Remember, there is no bigger signal that the bottom is in than when the insider buying-to-selling ratio on a dollar basis surges (on a five-day moving average). The insiders have repeatedly called the bottom during the worst market turmoil in 2008.
Finally, let’s mention that we are at Peak Fear right now. We are witnessing intraday periods of trading that produce 2%, 4%, and even 6% swings positive to negative and back during the day. This was common during the COVID-19 calamity.
Hedge funds continue to use any short-term rally to dump the expensive crap that they were stuck holding to start the year. The sentiment is incredibly bearish about the economy, the market, the war, the housing market, and on and on. At some point, things become so bearish that you have to become bullish, right?
Goldman Sachs’ “Sentiment Indicator” emerged last week. The indicator tells us on a scale of -1.0 to 1.0, one where investors are from bearish to bullish. Anything that expands outside that range is considered extreme, and we start to move into statistical variances that become quite fascinating. Typically, extreme bullishness or bearishness coincides with short-term market tops and bottoms.

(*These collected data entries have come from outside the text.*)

# KrishnaswamyLab/MELD

Hardware: AMD Instinct MI355X
Metric: cells/sec through MELD.fit_transform (kNN+Chebyshev) (higher is better)
Workload: dtype f64

## Files before the change

### meld_amd/csrc/knn16.hip

```cpp
#include "common.hpp"
#include "k16_rows.hpp"

#include <hip/hip_fp16.h>

#include <algorithm>

namespace meld {

constexpr int K16_TS = 64;
constexpr int K16_BQ = 256;
constexpr int K16_THREADS = 256;
constexpr int K16_NWAVE = K16_THREADS / 64;
constexpr int K16_SLACK = 128;
constexpr int K16_CAPMAX = K16_ROW_CAPMAX;
constexpr int K16_BOUNDS_THREADS = 1024;
constexpr int K16_SLOTS = K16_CAPMAX / 64;
constexpr int K16_DMAX = 16 * 9 - 3;

constexpr int K16_SPLIT_DA = 13;
__host__ __device__ inline void k16_slot(int c, int d, int dA, int* coord, int* piece) {
  *coord = -1;
  *piece = -1;
  if (dA == 0) {
    if (c < d) *coord = c;
// ... 523 lines not shown
#pragma unroll
      for (int kb = 0; kb < KB; ++kb) {
        __builtin_amdgcn_sched_group_barrier(0x008, 1, 0);
        __builtin_amdgcn_sched_group_barrier(0x002, VALU_PER_MFMA, 0);
        __builtin_amdgcn_sched_group_barrier(0x008, 1, 0);
        __builtin_amdgcn_sched_group_barrier(0x002, VALU_PER_MFMA, 0);
        if (kb + A_AHEAD < KB) __builtin_amdgcn_sched_group_barrier(0x100, 1, 0);
      }
    }
  };
  auto segment = [&](const _Float16* tile, int sub, f32x16& n0, f32x16& n1, const f32x16& c0, const f32x16& c1, int ref_base, bool issue,
                     bool fresh) __attribute__((always_inline)) {
    if (issue) mfma_block(tile, sub, n0, n1);
    float m0, m1;
    vote(c0, c1, m0, m1);
    if (issue) asm volatile("" : "+v"(m0), "+v"(m1));
    const bool hit = m0 < thrp[0] || m1 < thrp[1];
    if (issue) pipeline_order();
    if (fresh && __any(hit)) {
      unsigned t0s = tm_now();
      select(c0, c1, m0, m1, ref_base);
      if (STATS) {
        const unsigned d = tm_now() - t0s;
        tm_sel += d;
        tm_mark += d;
      }
    }
  };

  auto next_step = [&](int after, int par_, bool* live) __attribute__((always_inline)) {
    if (!my_lb) {
      *live = true;
      return after + 1;
    }
    unsigned long long any = lds_union(par_) & win_rem;
    if (__builtin_expect(any == 0, 0)) {
      while (any == 0 && win_base + 64 < n_scan) {
        load_window(win_base + 64);
        my_live = __ballot(win_lb <= wmax + prune_margin);
        if (lane == 0) lds_wlive[2][wave] = my_live;
        __syncthreads();
        any = lds_union(2) & win_rem;
        __syncthreads();
      }
      K16_COLD_REGION_END();
    }
    if (any == 0) {
      *live = false;
      return n_scan;
    }
    const int i = (int)__ffsll((long long)any) - 1;
    *live = (my_live >> i) & 1ull;
    win_rem &= ~((2ull << i) - 1ull);
    return win_base + i;
  };

  int n_done = 0;
  auto ee_tile = [&](const _Float16* tile_r, int t) __attribute__((always_inline)) {
    const f16x8* a8 = reinterpret_cast<const f16x8*>(tile_r) + jq;
    const f16x8 aA = a8[h * K16_TS], aB = a8[32 + h * K16_TS];
    const float tA0 = thrp[0] + ee_c[0], tA1 = thrp[1] + ee_c[1];
#pragma unroll
    for (int sub = 0; sub < 2; ++sub) {
#pragma unroll
      for (int r = 0; r < 16; ++r) accA0[r] = accA1[r] = 0.0f;
      accA0 = __builtin_amdgcn_mfma_f32_32x32x16_f16(sub ? aB : aA, bhi[0][0], accA0, 0, 0, 0);
      accA1 = __builtin_amdgcn_mfma_f32_32x32x16_f16(sub ? aB : aA, bhi[1][0], accA1, 0, 0, 0);
      if (__any(min16(accA0) < tA0 || min16(accA1) < tA1)) {
        const f16x8* as = a8 + sub * 32;
#pragma unroll
        for (int kb = 1; kb < KB; ++kb) {
          const f16x8 ahi = as[(kb * 2 + h) * K16_TS];
          accA0 = __builtin_amdgcn_mfma_f32_32x32x16_f16(ahi, bhi[0][kb], accA0, 0, 0, 0);
          accA1 = __builtin_amdgcn_mfma_f32_32x32x16_f16(ahi, bhi[1][kb], accA1, 0, 0, 0);
        }
        const float m0 = min16(accA0), m1 = min16(accA1);
        if (__any(m0 < thrp[0] || m1 < thrp[1])) {
          const unsigned t0s = tm_now();
          select(accA0, accA1, m0, m1, t * K16_TS + 32 * sub + 4 * h);
          if (STATS) {
            const unsigned dsel = tm_now() - t0s;
            tm_sel += dsel;
            tm_mark += dsel;
          }
        }
        ++st_go;
      }
    }
    ++n_done;
  };
  int s_cur = 0;
  int par = 0;
  int it = 0;
  bool live_cur = true;
  bool pend = false;
  unsigned e_pref = 0u;
  int t_cur = tile_of(0);
  bool live_next = true;
  int s_next = next_step(0, 0, &live_next);
  int t_next = s_next < n_scan ? tile_of(s_next) : t_cur;
  if constexpr (LIST) {
    const unsigned e0 = list_entry(0), e1 = list_entry(1);
    e_pref = list_entry(2);
    t_cur = (int)(e0 & 0xFFFFFFu);
    live_cur = entry_live(e0);
    s_next = 1;
    t_next = s_next < n_scan ? (int)(e1 & 0xFFFFFFu) : t_cur;
    live_next = entry_live(e1);
  }
  if constexpr (!PAIR) {
    if (s_next < n_scan) {
      K16_LOAD(__builtin_amdgcn_readfirstlane(t_next), (unsigned)TILE_LDS_BYTES);
      K16_STAGED_BUT_LAST();
    } else {
      K16_STAGED();
    }
    K16_TILE_BARRIER();
  }
  unsigned rd_b = 0u, nx_b = (unsigned)TILE_LDS_BYTES, wr_b = 2u * (unsigned)TILE_LDS_BYTES;
  auto scan_step = [&]() __attribute__((always_inline)) {
    const int t = t_cur;
    const _Float16* tile_r = reinterpret_cast<const _Float16*>(reinterpret_cast<const char*>(lds_ring) + rd_b);
    const bool tm_live = live_cur;
    unsigned e_far = 0u;
    if constexpr (LIST) e_far = list_entry(s_next + 2);
    if (EE && live_cur) {
      ee_tile(tile_r, t);
    } else if (live_cur) {
      segment(tile_r, 0, accA0, accA1, accB0, accB1, refB, true, pend);
      segment(tile_r, 1, accB0, accB1, accA0, accA1, t * K16_TS + 4 * h, true, true);
      refB = t * K16_TS + 32 + 4 * h;
      pend = true;
      ++n_done;
    } else if (pend) {
      segment(nullptr, 0, accA0, accA1, accB0, accB1, refB, false, true);
      pend = false;
    }

    if (tm_live) tm_lap(tm_seg); else tm_lap(tm_idle);
    if (batch_every > 0 && (it & (batch_every - 1)) == batch_every - 1) {
      const int limit = ksel + K16_COLD(batch_slack);
      unsigned long long todo = 0;
#pragma unroll
      for (int g = 0; g < 2; ++g) {
        const int cg = g ? cnt[1] : cnt[0];
        const int tot = cg + __shfl_xor(cg, 32, 64);
        todo |= (__ballot(tot > limit) & 0xffffffffull) << (32 * g);
      }
      if (todo) {
        while (todo) {
          const int j = __ffsll((long long)todo) - 1;
          todo &= todo - 1;
          squeeze(j >> 5, j & 31);
          if (STATS) ++st_sq;
        }
        refresh_wmax();
        K16_COLD_REGION_END();
      }
    }

    bool live_nn = true;
    int s_nn, t_nn;
    if constexpr (LIST) {
      s_nn = min(s_next + 1, n_scan);
      t_nn = s_nn < n_scan ? (int)(e_pref & 0xFFFFFFu) : t_next;
      live_nn = entry_live(e_pref);
      e_pref = e_far;
    } else {
      s_nn = s_next < n_scan ? next_step(s_next, par, &live_nn) : n_scan;
      t_nn = s_nn < n_scan ? tile_of(s_nn) : t_next;
    }

    if (s_nn < n_scan) {
      K16_LOAD(__builtin_amdgcn_readfirstlane(t_nn), wr_b);
      tm_lap(tm_tail);
      K16_STAGED_BUT_LAST();
    } else {
      tm_lap(tm_tail);
      K16_STAGED();
    }
    tm_lap(tm_dma);
    if (my_lb) {
      my_live = __ballot(win_lb <= wmax + prune_margin);
      if (lane == 0) lds_wlive[par ^ 1][wave] = my_live;
    }
    tm_lap(tm_tail);
    K16_TILE_BARRIER();
    tm_lap(tm_bar);
    s_cur = s_next;
    t_cur = t_next;
    live_cur = live_next;
    s_next = s_nn;
    t_next = t_nn;
    live_next = live_nn;
    par ^= 1;
    ++it;
    const unsigned free_b = rd_b;
    rd_b = nx_b;
    nx_b = wr_b;
    wr_b = free_b;
  };
  tm_mark = tm_now();
  if constexpr (PAIR) {
    constexpr unsigned PB = 2u * (unsigned)TILE_LDS_BYTES;
    const int n_pairs = (n_scan + 1) >> 1;
    unsigned c0 = list_entry(0), c1 = list_entry(1), x0 = list_entry(2), x1 = list_entry(3);
    if (n_scan > 0) K16_LOAD(__builtin_amdgcn_readfirstlane((int)(c0 & 0xFFFFFFu)), 0u);
    if (n_scan > 1) K16_LOAD(__builtin_amdgcn_readfirstlane((int)(c1 & 0xFFFFFFu)), (unsigned)TILE_LDS_BYTES);
    K16_STAGED();
    K16_TILE_BARRIER();
    for (int p = 0; p < n_pairs; ++p) {
      const unsigned buf = (p & 1) ? PB : 0u, other = PB - buf;
      const unsigned f0 = list_entry(2 * p + 4), f1 = list_entry(2 * p + 5);
      if (2 * p + 2 < n_scan) K16_LOAD(__builtin_amdgcn_readfirstlane((int)(x0 & 0xFFFFFFu)), other);
      if (2 * p + 3 < n_scan) K16_LOAD(__builtin_amdgcn_readfirstlane((int)(x1 & 0xFFFFFFu)), other + (unsigned)TILE_LDS_BYTES);
      tm_lap(tm_tail);
      const char* ring = reinterpret_cast<const char*>(lds_ring);
      const bool live0 = entry_live(c0), live1 = 2 * p + 1 < n_scan && entry_live(c1);
      if (live0) ee_tile(reinterpret_cast<const _Float16*>(ring + buf), (int)(c0 & 0xFFFFFFu));
      if (live1) ee_tile(reinterpret_cast<const _Float16*>(ring + buf + TILE_LDS_BYTES), (int)(c1 & 0xFFFFFFu));
      if (live0 || live1) tm_lap(tm_seg); else tm_lap(tm_idle);
      if (batch_every > 0 && (p & (batch_every / 2 - 1)) == batch_every / 2 - 1) {
        const int limit = ksel + K16_COLD(batch_slack);
        unsigned long long todo = 0;
#pragma unroll
        for (int g = 0; g < 2; ++g) {
          const int cg = g ? cnt[1] : cnt[0];
          const int tot = cg + __shfl_xor(cg, 32, 64);
          todo |= (__ballot(tot > limit) & 0xffffffffull) << (32 * g);
        }
        while (todo) {
          const int j = __ffsll((long long)todo) - 1;
          todo &= todo - 1;
          squeeze(j >> 5, j & 31);
          if (STATS) ++st_sq;
        }
      }
      tm_lap(tm_tail);
      K16_STAGED();
      tm_lap(tm_dma);
      K16_TILE_BARRIER();
      tm_lap(tm_bar);
      c0 = x0;
      c1 = x1;
      x0 = f0;
      x1 = f1;
      ++it;
    }
  }
  while (!PAIR && s_cur < n_scan) scan_step();
  if (pend) segment(nullptr, 0, accA0, accA1, accB0, accB1, refB, false, true);
  {
    unsigned long long* tiles_done = K16_COLD(tiles_done);
    if (tiles_done && lane == 0) {
      atomicAdd(tiles_done, (unsigned long long)n_done);
      if (EE && K16_COLD(count_go)) atomicAdd(tiles_done + 1, (unsigned long long)st_go);
    }
  }

  unsigned long long* stats = STATS ? K16_COLD(stats) : nullptr;
  if (STATS && stats) {
    unsigned a = st_app;
#pragma unroll
    for (int off = 32; off > 0; off >>= 1) a += __shfl_xor(a, off, 64);
    if (lane == 0) {
      atomicAdd(stats + 0, (unsigned long long)(2 * n_done));
      atomicAdd(stats + 1, (unsigned long long)st_slow);
      atomicAdd(stats + 2, (unsigned long long)a);
      atomicAdd(stats + 3, (unsigned long long)st_sq);
      const int it_tiles = PAIR ? n_scan : it;
      if (wave == 0) atomicAdd(stats + 4, (unsigned long long)it_tiles);
      atomicAdd(stats + 5, (unsigned long long)tm_seg);
      atomicAdd(stats + 6, (unsigned long long)tm_sel);
      atomicAdd(stats + 7, (unsigned long long)tm_tail);
      atomicAdd(stats + 8, (unsigned long long)tm_dma);
      atomicAdd(stats + 9, (unsigned long long)tm_bar);
      atomicAdd(stats + 10, (unsigned long long)tm_idle);
      atomicAdd(stats + 11, (unsigned long long)it_tiles);
      if (EE) atomicAdd(stats + 12, (unsigned long long)st_go);
    }
  }
  const float out_scale = K16_COLD(scale_info)[1];
  float* cand_thr = K16_COLD(cand_thr);
  int* cand_cnt = K16_COLD(cand_cnt);
  if (cand_thr && h == 0) {
    cand_thr[row_base + jq] = (thrp[0] + wave_qn[jq]) * out_scale;
    cand_thr[row_base + 32 + jq] = (thrp[1] + wave_qn[32 + jq]) * out_scale;
  }
  {
    const int o0 = __shfl_xor(cnt[0], 32, 64), o1 = __shfl_xor(cnt[1], 32, 64);
    if (h == 0) {
      cand_cnt[row_base + jq] = cnt[0] | (o0 << 16);
      cand_cnt[row_base + 32 + jq] = cnt[1] | (o1 << 16);
    }
  }
#undef K16_LOAD
#undef K16_DMA
#undef K16_STAGED
#undef K16_STAGED_BUT_LAST
#undef K16_TILE_BARRIER
#undef K16_ROUND_OK
}
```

The sentiment indicator came in at -2.7.
And it’s not just Goldman. There are countless indicators out there that show incredible amounts of selling at retail and institutional levels that suggest the worst has to be approaching… because it starts to become unsustainable.
Unless… of course… We are truly in a bear market. I’ll leave you with that thought… because it changes the calculus of everything. And with it, it draws us into a much different action plan.
Cash remains your best friend right now. I am not buying anything until I see two to three solid days of institutional buying or massive insider buying that rivals the purchasing that we saw in 2018, 2020, or early 2022.